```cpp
int sf_set_option(sf_ctx* ctx, int option, int value) {
  SF_REQUIRE(ctx, SF_EINVAL, "sf_set_option: NULL context");
  switch (option) {
    case SF_OPT_FIT_GENERAL:
      ctx->force_general = value != 0;
      return SF_OK;
    case SF_OPT_EVAL_KERNEL:
      SF_REQUIRE(value >= SF_EVAL_KERNEL_AUTO && value <= SF_EVAL_KERNEL_WIDE,
                 SF_EINVAL, "sf_set_option: unknown evaluation kernel");
      ctx->eval_kernel = value;
      return SF_OK;
    case SF_OPT_FIT_PACK:
      ctx->fit_pack = value != 0;
      return SF_OK;
    case SF_OPT_FIT_LEAN:
      ctx->fit_lean = value != 0;
      return SF_OK;
    case SF_OPT_EVAL_KS_PAD:
      SF_REQUIRE(value >= 0 && value <= 3, SF_EINVAL,
                 "sf_set_option: k-step padding must be 0..3");
      ctx->eval_ks_pad = value;
      return SF_OK;
    case SF_OPT_EVAL_SLEEP:
      SF_REQUIRE(value >= 0 && value <= 1000, SF_EINVAL,
                 "sf_set_option: eval sleep must be 0..1000");
      ctx->eval_sleep = value;
      return SF_OK;
    case SF_OPT_EVAL_XCD_MAP:
      SF_REQUIRE(value >= -1 && value <= 1, SF_EINVAL,
                 "sf_set_option: XCD map must be -1, 0 or 1");
      ctx->eval_xcd_map = value;
      return SF_OK;
    case SF_OPT_EVAL_GROUPS:
      SF_REQUIRE(value >= 0 && value <= 256 && (value & (value - 1)) == 0,
                 SF_EINVAL, "sf_set_option: groups must be 0 or a power of two <= 256");
      ctx->eval_groups = value;
      return SF_OK;
    case SF_OPT_EVAL_BANDS:
      SF_REQUIRE(value >= 0 && value <= 128 && (value & (value - 1)) == 0,
                 SF_EINVAL, "sf_set_option: bands must be 0 or a power of two <= 128");
      ctx->eval_bands = value;
      return SF_OK;
    case SF_OPT_TESS_SLOTS:
      SF_REQUIRE(value >= 0 && value <= 256, SF_EINVAL,
                 "sf_set_option: tess slots must be 0..256");
      ctx->tess_slots = value;
// ... 232 lines not shown
               SF_EINVAL,
               "sf_kl_fit: reference station not in this shard and no "
               "ref_phase given");
  }
  for (int a = 0; a < A; ++a)
    SF_REQUIRE(st_order[a] >= 0, SF_EINVAL, "sf_kl_fit: negative order");
  SF_HIP(hipSetDevice(ctx->device));
  if (ctx->skip_cap < (size_t)F * A) {
    SF_TRY(dev_alloc(&ctx->d_skip, (size_t)F * A));
    ctx->skip_cap = (size_t)F * A;
  }
  if (ctx->st_order_cap < (size_t)A) {
    SF_TRY(dev_alloc(&ctx->d_st_order, (size_t)A));
    ctx->st_order_cap = (size_t)A;
  }
  SF_HIP(hipMemcpyAsync(ctx->d_st_order, st_order, sizeof(int) * A,
                        hipMemcpyHostToDevice, ctx->stream));
  return sf::launch_fit(ctx, phase, weight, T, F, A, p, coef, resid, w_out,
                        order_out);
}

int sf_get_fit_stats(sf_ctx* ctx, int* n_masks, int* n_general) {
  SF_REQUIRE(ctx, SF_EINVAL, "sf_get_fit_stats: NULL context");
  int c[4] = {0, 0, 0, 0};
  SF_HIP(hipSetDevice(ctx->device));
  SF_HIP(hipStreamSynchronize(ctx->stream));
  if (ctx->d_counters)
    SF_HIP(hipMemcpy(c, ctx->d_counters, sizeof(c), hipMemcpyDeviceToHost));
  if (n_masks) *n_masks = c[0];
  if (n_general) *n_general = c[2];
  return SF_OK;
}

int sf_get_fit_pool(sf_ctx* ctx, uint64_t* masks_host, double* entries_host,
                    int max_masks, int* n_masks) {
  SF_REQUIRE(ctx && n_masks && max_masks >= 0, SF_EINVAL, "sf_get_fit_pool: bad argument");
  SF_REQUIRE(max_masks == 0 || (masks_host && entries_host), SF_EINVAL,
             "sf_get_fit_pool: NULL output");
  SF_REQUIRE(!ctx->wide, SF_EINVAL,
             "sf_get_fit_pool: no mask pool above SF_MAX_DIR directions "
             "(sf_set_basis_wide: every flagged slot decomposes its own subset)");
  SF_HIP(hipSetDevice(ctx->device));
  SF_HIP(hipStreamSynchronize(ctx->stream));
  int c0 = 0;
  if (ctx->d_counters)
    SF_HIP(hipMemcpy(&c0, ctx->d_counters, sizeof(int), hipMemcpyDeviceToHost));
  const int n = ctx->pool_D == ctx->D && (size_t)c0 <= ctx->pool_cap ? c0 : 0;
  *n_masks = n;
  const int k = n < max_masks ? n : max_masks;
  if (k > 0) {
    const size_t entry = (size_t)ctx->D * ctx->D + ctx->D;
    SF_HIP(hipMemcpy(masks_host, ctx->d_pool_mask, k * sizeof(uint64_t),
                     hipMemcpyDeviceToHost));
    SF_HIP(hipMemcpy(entries_host, ctx->d_pool, k * entry * sizeof(double),
                     hipMemcpyDeviceToHost));
  }
  return SF_OK;
}

int sf_set_grid(sf_ctx* ctx, const double* x, int nx, const double* y,
                int ny) {
  SF_REQUIRE(ctx && ctx->D > 0, SF_EINVAL,
             "sf_set_grid: call sf_set_basis or sf_set_piercepoints first");
  SF_REQUIRE(x && y && nx >= 1 && ny >= 1, SF_EINVAL, "sf_set_grid: bad grid");
  for (int i = 0; i < nx; ++i)
    SF_REQUIRE(std::isfinite(x[i]), SF_EINVAL, "sf_set_grid: non-finite x coordinate");
// ... 203 lines not shown
```

### ska-sdp-screen-fitting_amd/csrc/kl_fit_fast.hip

```cpp
#include <hip/hip_runtime.h>

#include <algorithm>
#include <cmath>
#include <cstdlib>

#include "sf_internal.h"
#include "sf_wave.h"

namespace sf {

constexpr double kAtol = 1e-3;
constexpr size_t kLdsBytes = 160 * 1024;
constexpr double kTinyW = 1e-3 * 1.001;
constexpr unsigned long long kEmptyKey = 0ull;

__host__ __device__ inline int ldo(int n) { return n | 1; }

__device__ __forceinline__ unsigned long long mix64(unsigned long long x) {
  x ^= x >> 30;
  x *= 0xbf58476d1ce4e5b9ull;
  x ^= x >> 27;
  x *= 0x94d049bb133111ebull;
  x ^= x >> 31;
  return x;
// ... 18 lines not shown
    const unsigned long long k = keys[h];
    if (k == key) return h;
    if (k == kEmptyKey) return -1;
    h = (h + 1) & (cap - 1);
  }
  return -1;
}

__device__ __forceinline__ double phase_ref(const double* phase,
                                            const double* refph, int sub,
                                            int64_t s, int a, int A, int D,
                                            int d) {
  double v = phase[s * D + d];
  if (refph) v -= refph[(s / A) * D + d];
  else if (sub >= 0) v -= phase[(s + (sub - a)) * D + d];
  return v;
}

template <int GW>
__global__ __launch_bounds__(256) void kl_classify_kernel(
    const float* __restrict__ weight, int64_t S, int F, int A, int D,
    const int* __restrict__ st_order, const uint8_t* __restrict__ skip,
    int ref_skip, unsigned long long* __restrict__ keys, int cap,
    int* __restrict__ pos, uint8_t* __restrict__ cls,
    int* __restrict__ counters,
    double* __restrict__ coef, double* __restrict__ resid,
    float* __restrict__ w_out, int32_t* __restrict__ order_out) {
  constexpr int kPerWave = 64 / GW;
  const int l = lane();
  const int g = l / GW;
  const int d = l % GW;
  const int64_t s = ((int64_t)blockIdx.x * (blockDim.x / 64) + threadIdx.x / 64) *
                        kPerWave + g;
  const bool live = s < S && d < D;
  float x = 0.0f;
  if (live) {
    x = weight[s * D + d];
    w_out[s * D + d] = x;
  }
  const unsigned long long bm = __ballot(live && x > 0.0f);
  const unsigned long long bt = __ballot(live && x > 0.0f && (double)x <= kTinyW);
  const unsigned long long gmask = (GW == 64) ? ~0ull : ((1ull << GW) - 1ull);
  const unsigned long long mask = (bm >> (g * GW)) & gmask;
  const bool tiny = ((bt >> (g * GW)) & gmask) != 0ull;
  const float w_first = __shfl(x, g * GW + (mask ? __builtin_ctzll(mask) : 0));
  const unsigned long long bn = __ballot(live && x > 0.0f && x != w_first);
  const bool nonuniform = ((bn >> (g * GW)) & gmask) != 0ull;
  if (s >= S) return;
  const int a = (int)(s % A);
  const int f = (int)((s / A) % F);
  if (live && (a == ref_skip || skip[f * A + a])) {
    coef[s * D + d] = 0.0;
    resid[s * D + d] = 0.0;
  }
  if (d != 0) return;
  if (a == ref_skip || skip[f * A + a]) {
    cls[s] = 1;
    order_out[s] = 0;
    pos[s] = -2;
    return;
  }
  order_out[s] = st_order[a];
  if (tiny) atomicAdd(counters + 2, 1);
  else if (nonuniform) atomicAdd(counters + 4, 1);
  cls[s] = tiny ? 2 : 0;
  const unsigned long long full = (D == 64) ? ~0ull : ((1ull << D) - 1ull);
  if (mask == full) pos[s] = -1;
  else if (mask == 0ull) pos[s] = -2;
  else pos[s] = table_insert(keys, cap, mask);
}
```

▶ **TRY IT**
Only the lines that contain the string "keys" are to be copied from the records.

▶ **OUTPUT BELOW**
    const unsigned long long k = keys[h];
    int ref_skip, unsigned long long* __restrict__ keys, int cap,
  else pos[s] = table_insert(keys, cap, mask);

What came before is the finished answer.